To sense its environment, B. burgdorferi harbors the genes encoding only two two-component regulatory systems: Hk1-Rrp1 which control the secondary messenger, cyclic-di-GMP; and Hk2-Rrp2 which, through this RpoN-specific response regulator, controls the transcription of RpoS (Samuels, 2011). Unlike more canonical response regulators, Rrp2 lacks a trans-membrane domain and cannot interact directly with extracellular ligands (Yang et al., 2003). How Rrp2 senses environmental signals and translates those into appropriate changes in gene expression remains to be elucidated. Our data demonstrated that a decrease in pHi promoted the transcription of RpoN- and RpoS-dependent genes, indicating that the Rrp2–RpoN–RpoS signaling cascade was activated under these conditions (Xu et al., 2010; Richards et al., 2015). Additionally, when we neutralized the acidification of the cytoplasm, we prevented the activation of the Rrp2–RpoN–RpoS cascade (Figures 4A–C). Changes in intracellular pH can affect multiple cellular functions simultaneously, including enzyme function and disruption of the PMF. In B. burgdorferi, with few proton-pumping transporters and lacking respiratory enzymes, the pHi and the PMF are inextricably linked. Therefore, a weak acid mediated decrease in pHi or disruption of the PMF, could be an intracellular signal that reflects changes in the extracellular environment. Moreover, a decrease in pHi or disruption of the PMF likely results in a decrease in the intracellular concentration of ATP as the vacuolar ATPase hydrolyzes ATP to export protons to maintain the PMF and restore pH homeostasis. This decrease in the intracellular energy pool could also be an activation signal for the Rrp2–RpoN–RpoS pathway. Currently, the vacuolar ATPase is thought to be the major contributor to generating the PMF (Radolf and Samuels, 2010), making it difficult to separate the PMF from the vacuolar ATPase activity in B. burgdorferi. Further mechanistic studies to determine the function of Rrp2 should help elucidate how perturbations to pH homeostasis activate this pathway.

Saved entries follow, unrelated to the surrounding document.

extern "C" int msg_demod_coeff(const float* W, const float* s, float* d, int B, int O, int I, int taps,
                               float scale, float eps, void* stream) {
    if (B == 0) return MSG_OK;
    if (!W || !s || !d || B < 0 || O <= 0 || I <= 0 || taps <= 0) return MSG_EINVAL;
    hipLaunchKernelGGL(demod_coeff_kernel, dim3(O), dim3(256), 0, (hipStream_t)stream, W, s, d, B, O, I, taps, scale, eps);
    return MSG_CHECK_LAUNCH();
}

template <int VEC>
__device__ __forceinline__ void load_run(const float* __restrict__ src, int c0, int limit, bool aligned, float (&f)[VEC]) {
    if (aligned && c0 + VEC <= limit) {
#pragma unroll
        for (int e = 0; e < VEC; e += 4) {
            const float4 v = *reinterpret_cast<const float4*>(src + c0 + e);
            f[e] = v.x; f[e + 1] = v.y; f[e + 2] = v.z; f[e + 3] = v.w;
        }
    } else {
#pragma unroll
        for (int e = 0; e < VEC; ++e) f[e] = (c0 + e < limit) ? src[c0 + e] : 0.f;
    }
}

constexpr int SRC_ITEMS = 5;
template <typename TO>
__global__ __launch_bounds__(256) void scale_rows_cols_kernel(const float* __restrict__ base,
                                                              const float* __restrict__ rowscale,
                                                              const float* __restrict__ colscale, TO* __restrict__ out,
                                                              int B, int BG, int R, int T, int C, int Ck, float gain) {
    using V = Vec16<TO>;
    constexpr int VEC = V::N;
    const int r = blockIdx.x, b0 = blockIdx.y * BG, b1 = min(B, b0 + BG);
    const int cvecs = Ck / VEC;
    const float* src_row = base + (size_t)r * T * C;
    const int tstep = 256 / cvecs > 0 ? 256 / cvecs : 1;
    const bool al = (C % 4 == 0) && ((((uintptr_t)base | (uintptr_t)colscale) & 15u) == 0);
    for (int cv = threadIdx.x % cvecs; cv < cvecs; cv += 256) {
        const int c0 = cv * VEC;
        const int t0 = threadIdx.x / cvecs;
        for (int tb = t0; tb < T; tb += tstep * SRC_ITEMS) {
            float f[SRC_ITEMS][VEC];
#pragma unroll
            for (int k = 0; k < SRC_ITEMS; ++k) {
                const int t = tb + k * tstep;
                if (t < T) load_run<VEC>(src_row + (size_t)t * C, c0, C, al, f[k]);
                else {
#pragma unroll
                    for (int e = 0; e < VEC; ++e) f[k][e] = 0.f;
                }
            }
            for (int b = b0; b < b1; ++b) {
                const float rs = gain * (rowscale ? rowscale[(size_t)b * R + r] : 1.f);
                float sc[VEC];
                if (colscale) load_run<VEC>(colscale + (size_t)b * C, c0, C, al, sc);
                else {
// ... 49 lines not shown
                                                               TO* __restrict__ out, int B, int BG, int R, int T, int C, int Ck,
                                                               float gain) {
    using V = Vec16<TO>;
    constexpr int VEC = V::N;
    const int r = blockIdx.x, b0 = blockIdx.y * BG, b1 = min(B, b0 + BG);
    const int cvecs = Ck / VEC;
    const float* src_row = base + (size_t)r * T * C;
    const int tstep = 256 / cvecs > 0 ? 256 / cvecs : 1;
    const bool al = (C % 4 == 0) && ((((uintptr_t)base | (uintptr_t)col1 | (uintptr_t)col2) & 15u) == 0);
    for (int cv = threadIdx.x % cvecs; cv < cvecs; cv += 256) {
        const int c0 = cv * VEC;
        const int t0 = threadIdx.x / cvecs;
        for (int tb = t0; tb < T; tb += tstep * SRC_ITEMS) {
            float f[SRC_ITEMS][VEC];
#pragma unroll
            for (int k = 0; k < SRC_ITEMS; ++k) {
                const int t = tb + k * tstep;
                if (t < T) load_run<VEC>(src_row + (size_t)t * C, c0, C, al, f[k]);
                else {
#pragma unroll
                    for (int e = 0; e < VEC; ++e) f[k][e] = 0.f;
                }
            }
            for (int b = b0; b < b1; ++b) {
                const float rs1 = gain * row1[(size_t)b * R + r], rs2 = gain * row2[(size_t)b * R + r];
                float sc[VEC], s2[VEC];
                load_run<VEC>(col1 + (size_t)b * C, c0, C, al, sc);
                load_run<VEC>(col2 + (size_t)b * C, c0, C, al, s2);
#pragma unroll
                for (int e = 0; e < VEC; ++e) sc[e] = fmaf(rs1, sc[e], rs2 * s2[e]);
                TO* dst_row = out + ((size_t)b * R + r) * T * Ck;
#pragma unroll
                for (int k = 0; k < SRC_ITEMS; ++k) {
                    const int t = tb + k * tstep;
                    if (t >= T) break;
                    V o;
                    if constexpr (VEC == 4) {
#pragma unroll
                        for (int e = 0; e < 4; ++e) o.set(e, f[k][e] * sc[e]);
                    } else {
#pragma unroll
                        for (int e = 0; e < 4; ++e) o.set2(e, f[k][2 * e] * sc[2 * e], f[k][2 * e + 1] * sc[2 * e + 1]);
                    }
                    *reinterpret_cast<uint4*>(dst_row + (size_t)t * Ck + c0) = o.raw;
                }
            }
        }
    }
}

Whether membrane-permeable acids found in the I. scapularis midgut help promote the transmission of B. burgdorferi by triggering the expression of virulence factors is unresolved, however, seems unlikely. The monocarboxylic acids acetate and lactate were detected at significant levels late in the feeding cycle, well after the expression of key virulence factors and the initiation of transmission have begun (Schwan and Piesman, 2000). It is more likely that membrane-permeable acids elicit an acid stress response in B. burgdorferi to protect spirochetes from multiple stressors found in the tick midgut (e.g., RNS and ROS) and promote long-term survival. The conditions found in the I. scapularis midgut, both physiological and biochemical, during and following blood feeding, are likely critical to pathogen transmission and long-term survival.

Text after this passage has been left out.